Each line of the entries that contains the word "define" adds one. Reply with the resulting number only.

-*-*-

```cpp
extern "C" int ofx_set_option(ofx_ctx *ctx, const char *name, double value)
{
    if (!ctx || !name) return OFX_ERR_ARG;
    if (!strcmp(name, "profile")) { ctx->profile = value != 0; return OFX_OK; }
    if (!strcmp(name, "fixed_work")) { ctx->fixed_work = value != 0; return OFX_OK; }
    if (!strcmp(name, "rows_per_wave")) {
        if (value < 0 || value > 4096) return ofx_fail(ctx, OFX_ERR_ARG, "rows_per_wave out of range");
        ctx->rows_per_wave = (int) value;
        return OFX_OK;
    }
    if (!strcmp(name, "rows_per_wave2")) {
        if (value < 0 || value > 4096) return ofx_fail(ctx, OFX_ERR_ARG, "rows_per_wave2 out of range");
        ctx->rows_per_wave2 = (int) value;
        return OFX_OK;
    }
    if (!strcmp(name, "concurrency")) {
        if (value < 1 || value > 64) return ofx_fail(ctx, OFX_ERR_ARG, "concurrency out of range");
        ctx->concurrency = (int) value;
        return OFX_OK;
    }
    if (!strcmp(name, "tile")) {
        if (value != 0 && value != 4 && value != 6) return ofx_fail(ctx, OFX_ERR_ARG, "tile must be 0, 4 or 6");
        ctx->tile = (int) value;
        return OFX_OK;
    }
    if (!strcmp(name, "tile_max_px")) {
        if (value < 0) return ofx_fail(ctx, OFX_ERR_ARG, "tile_max_px out of range");
        ctx->tile_max_px = value;
        return OFX_OK;
    }
    if (!strcmp(name, "relaxed_dual")) { ctx->relaxed_dual = value != 0; return OFX_OK; }
    if (!strcmp(name, "gauss_fused")) { ctx->gauss_fused = (value == 2 || value == 3) ? (int) value : (value != 0); return OFX_OK; }
    if (!strcmp(name, "warp_lds")) { ctx->warp_lds = value != 0; return OFX_OK; }
    if (!strcmp(name, "nt_stores")) { ctx->nt_stores = (int) value; return (value >= 0 && value <= 2) ? OFX_OK : ofx_fail(ctx, OFX_ERR_ARG, "nt_stores = 0 | 1 | 2"); }
    if (!strcmp(name, "lockstep")) {
        if (value < 0 || value > OFX_MAX_GROUP) return ofx_fail(ctx, OFX_ERR_ARG, "lockstep out of range");
        ctx->lockstep = (int) value;
        return OFX_OK;
    }
    if (!strcmp(name, "sor_exact")) {
        if (value != 0 && value != 1 && value != 2) return ofx_fail(ctx, OFX_ERR_ARG, "sor_exact must be 0, 1 or 2");
        ctx->sor_exact = (int) value;
        return OFX_OK;
    }
    if (!strcmp(name, "sor_fuse")) {
        if ((value < -1 || value > 4) && value != 9) return ofx_fail(ctx, OFX_ERR_ARG, "sor_fuse must be -1 .. 4 (or 9)");
        ctx->sor_fuse = (int) value;
        return OFX_OK;
    }
    if (!strcmp(name, "sor_tile")) {
        if (value < 0 || value > 3) return ofx_fail(ctx, OFX_ERR_ARG, "sor_tile must be 0 .. 3");
        ctx->sor_tile = (int) value;
        return OFX_OK;
    }
    if (!strcmp(name, "sor_tile_w")) {
        if (value < 0 || value > 65536) return ofx_fail(ctx, OFX_ERR_ARG, "sor_tile_w out of range");
        ctx->sor_tile_w = (int) value;
        return OFX_OK;
    }
    if (!strcmp(name, "sor_wave_p")) {
        if (value < 0 || value > 8) return ofx_fail(ctx, OFX_ERR_ARG, "sor_wave_p out of range");
        ctx->sor_wave_p = (int) value;
        return OFX_OK;
    }
    if (!strcmp(name, "sor_wave_levels")) {
        if (value < 0 || value > 64) return ofx_fail(ctx, OFX_ERR_ARG, "sor_wave_levels out of range");
        ctx->sor_wave_levels = (int) value;
        return OFX_OK;
    }
    if (!strcmp(name, "sor_rows")) {
        if (value < 0 || value > 4096) return ofx_fail(ctx, OFX_ERR_ARG, "sor_rows out of range");
        ctx->sor_rows = (int) value;
        return OFX_OK;
    }
    if (!strcmp(name, "sor_lds")) {
        if (value != 0 && value != 1 && value != 2) return ofx_fail(ctx, OFX_ERR_ARG, "sor_lds must be 0, 1 or 2");
        ctx->sor_lds = (int) value;
        return OFX_OK;
    }
    if (!strcmp(name, "sor_spw")) {
        if (value != 0 && value != 1 && value != 2 && value != 4) return ofx_fail(ctx, OFX_ERR_ARG, "sor_spw must be 0, 1, 2 or 4");
        ctx->sor_spw = (int) value;
        return OFX_OK;
    }
    if (!strcmp(name, "sor_window")) {
        if (value < 0 || value > 4096) return ofx_fail(ctx, OFX_ERR_ARG, "sor_window out of range");
        ctx->sor_window = (int) value;
        return OFX_OK;
    }
    if (!strcmp(name, "sor_batch")) {
        if (value < 0 || value > 4096) return ofx_fail(ctx, OFX_ERR_ARG, "sor_batch out of range");
        ctx->sor_batch = (int) value;
        return OFX_OK;
    }
    if (!strcmp(name, "mem_budget")) {
        if (value < 0) return ofx_fail(ctx, OFX_ERR_ARG, "mem_budget out of range");
        ctx->mem_budget = value;
        return OFX_OK;
    }
    if (!strcmp(name, "fuse2")) { ctx->fuse2 = value != 0; return OFX_OK; }
    if (!strcmp(name, "store_a")) {
        if (value != 0 && value != 1 && value != 2) return ofx_fail(ctx, OFX_ERR_ARG, "store_a must be 0, 1 or 2");
        ctx->store_a = (int) value;
        return OFX_OK;
    }
    if (!strcmp(name, "rows_slots")) { ctx->rows_slots = (int) value; return OFX_OK; }
    if (!strcmp(name, "rof_pipe")) { ctx->rof_pipe = value != 0; return OFX_OK; }
    if (!strcmp(name, "rof_window")) {
        if (value != 0 && value != 24 && value != 10) return ofx_fail(ctx, OFX_ERR_ARG, "rof_window must be 0, 10 or 24");
        ctx->rof_window = (int) value;
        return OFX_OK;
    }
    if (!strcmp(name, "chi_fuse")) { ctx->chi_fuse = value != 0; return OFX_OK; }
    if (!strcmp(name, "fuse3")) {
        if (value != 0 && value != 1 && value != 2) return ofx_fail(ctx, OFX_ERR_ARG, "fuse3 must be 0, 1 or 2");
        ctx->fuse3 = (int) value;
        return OFX_OK;
    }
    if (!strcmp(name, "fuse3_min_px")) { ctx->fuse3_min_px = value; return OFX_OK; }
    if (!strcmp(name, "fuse3_cursor")) { ctx->fuse3_cursor = value != 0; return OFX_OK; }
    if (!strcmp(name, "fuse3_afac1")) { ctx->fuse3_afac1 = value; return value >= 0 ? OFX_OK : ofx_fail(ctx, OFX_ERR_ARG, "fuse3_afac1 < 0"); }
    if (!strcmp(name, "fuse3_afac2")) { ctx->fuse3_afac2 = value; return value >= 0 ? OFX_OK : ofx_fail(ctx, OFX_ERR_ARG, "fuse3_afac2 < 0"); }
    if (!strcmp(name, "rows_per_wave3")) { ctx->rows_per_wave3 = (int) value; return OFX_OK; }
    if (!strcmp(name, "rows3_max")) { ctx->rows3_max = (int) value; return OFX_OK; }
    if (!strcmp(name, "spin_us")) {
        if (value < 0 || value > 1e6) return ofx_fail(ctx, OFX_ERR_ARG, "spin_us out of range");
        ctx->spin_us = (int) value;
        return OFX_OK;
    }
    if (!strcmp(name, "chunk")) {
        if (value < 0 || value > OFX_TVL1_MAX_ITERATIONS) return ofx_fail(ctx, OFX_ERR_ARG, "chunk out of range");
        ctx->chunk = (int) value;
        return OFX_OK;
    }
    return ofx_fail(ctx, OFX_ERR_ARG, "unknown option '%s'", name);
}

extern "C" int ofx_get_stats(const ofx_ctx *ctx, ofx_stats *out)
{
    if (!ctx || !out) return OFX_ERR_ARG;
    *out = ctx->stats;
    return OFX_OK;
}

void ofx_arena_reset(ofx_ctx *ctx)
{
    if (ctx->slabs.size() > kMaxSlabs) {
        size_t total = 0;
        for (auto &s : ctx->slabs) { total += s.bytes; (void) hipFree(s.base); }
        ctx->slabs.clear();
        char *p = nullptr;
        if (hipMalloc((void **) &p, total) == hipSuccess) ctx->slabs.push_back({p, total});
        else (void) hipGetLastError();
    }
    ctx->cur_slab = 0;
    ctx->cur_used = 0;
    ctx->call_bytes = 0;
}

int ofx_arena_alloc(ofx_ctx *ctx, size_t bytes, void **out)
{
    static const long skew = getenv("OFX_ARENA_SKEW") ? atol(getenv("OFX_ARENA_SKEW")) : 0;
    bytes += (size_t) skew;
    bytes = (bytes + kSlabAlign - 1) / kSlabAlign * kSlabAlign;
    if (bytes == 0) bytes = kSlabAlign;
    while (ctx->cur_slab < ctx->slabs.size()) {
        OfxSlab &s = ctx->slabs[ctx->cur_slab];
        if (ctx->cur_used + bytes <= s.bytes) {
            *out = s.base + ctx->cur_used;
            ctx->cur_used += bytes;
            ctx->call_bytes += bytes;
            return OFX_OK;
        }
        ctx->cur_slab++;
        ctx->cur_used = 0;
    }
    size_t want = bytes > kMinSlab ? bytes : kMinSlab;
    if (want < ctx->call_bytes) want = ctx->call_bytes;
    char *p = nullptr;
    hipError_t e = hipMalloc((void **) &p, want);
    if (e != hipSuccess) {
        (void) hipGetLastError();
        return ofx_fail(ctx, OFX_ERR_NOMEM, "hipMalloc(%zu) failed: %s", want, hipGetErrorString(e));
    }
    ctx->slabs.push_back({p, want});
    ctx->cur_slab = ctx->slabs.size() - 1;
    ctx->cur_used = bytes;
    ctx->call_bytes += bytes;
    *out = p;
    return OFX_OK;
}
```

optical-flow-1_amd/csrc/ofx_internal.h:

```cpp
#pragma once

#include <hip/hip_runtime.h>

#include <cstddef>
#include <cstdint>
#include <cstdio>
#include <cstring>
#include <chrono>
#include <vector>

#include "ofx.h"

#define OFX_NSHARD 64
#define OFX_NPOLL  4
#define OFX_MAX_GROUP 16

struct OfxIterState {
    int    n;
    int    done;
    double error;
    int    apred;
    int    seq;
    int    unit, k0, ucnt;
};

#define OFX_ULOG 320
struct OfxLoopDev {
    OfxIterState st[OFX_MAX_GROUP];
    int cursor[2][OFX_MAX_GROUP];
    int scanned[OFX_MAX_GROUP];
    int ulog[OFX_MAX_GROUP][OFX_ULOG];
};

#define OFX_STATE_BYTES 22016

struct OfxSlab {
    char  *base;
    size_t bytes;
};

struct ofx_ctx {
    int device;
    int precision;
    hipStream_t stream;

    std::vector<OfxSlab> slabs;
    size_t cur_slab;
    size_t cur_used;
    size_t call_bytes;

    double       *d_err;
    int           d_err_cap;
    OfxIterState *d_state;
    OfxIterState *h_state;
    double       *h_aux;
    hipEvent_t    ev_poll[OFX_NPOLL];
    hipEvent_t    ev_t0, ev_t1;

    int profile;
    int rows_per_wave;
    int rows_per_wave2;
    int fuse2;
    int store_a;
    int concurrency;
    int lockstep;
    int nt_stores;
    int relaxed_dual;
    int tile;
    double tile_max_px;
    int gauss_fused;
    int warp_lds;
    int chunk;
    int fuse3;
    double fuse3_min_px;
    int fuse3_cursor;
    double fuse3_afac1, fuse3_afac2;
    int rows_per_wave3;
    int rows3_max;
    int chi_fuse;
    int rof_window;
    int rof_pipe;
    int rows_slots;
    int spin_us;
    int fixed_work;
    int sor_exact;
    int sor_fuse;
    int sor_tile;
    int sor_tile_w;
    int sor_wave_p;
    int sor_wave_levels;
    int sor_batch;
    int sor_window;
    int sor_rows;
    int sor_lds;
    int sor_spw;
    double mem_budget;
    unsigned long long poll_seq;

    ofx_stats stats;
    double expo_host_ms;
    char errmsg[256];
};

int ofx_fail(ofx_ctx *ctx, int status, const char *fmt, ...);

#define OFX_HIP(ctx, call)                                                                       \
    do {                                                                                         \
        hipError_t e__ = (call);                                                                 \
        if (e__ != hipSuccess)                                                                   \
            return ofx_fail((ctx), e__ == hipErrorOutOfMemory ? OFX_ERR_NOMEM : OFX_ERR_HIP,     \
                            "%s failed: %s (%s:%d)", #call, hipGetErrorString(e__), __FILE__,   \
                            __LINE__);                                                           \
    } while (0)

#define OFX_TRY(expr)                                                                            \
    do {                                                                                         \
        int s__ = (expr);                                                                        \
        if (s__ != OFX_OK) return s__;                                                           \
    } while (0)

void ofx_arena_reset(ofx_ctx *ctx);
int  ofx_arena_alloc(ofx_ctx *ctx, size_t bytes, void **out);

template <typename T>
static inline int ofx_alloc(ofx_ctx *ctx, size_t count, T **out)
{
    void *p = nullptr;
    int s = ofx_arena_alloc(ctx, count * sizeof(T), &p);
    *out = static_cast<T *>(p);
    return s;
}
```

-*-*-

**Exercise solution**
7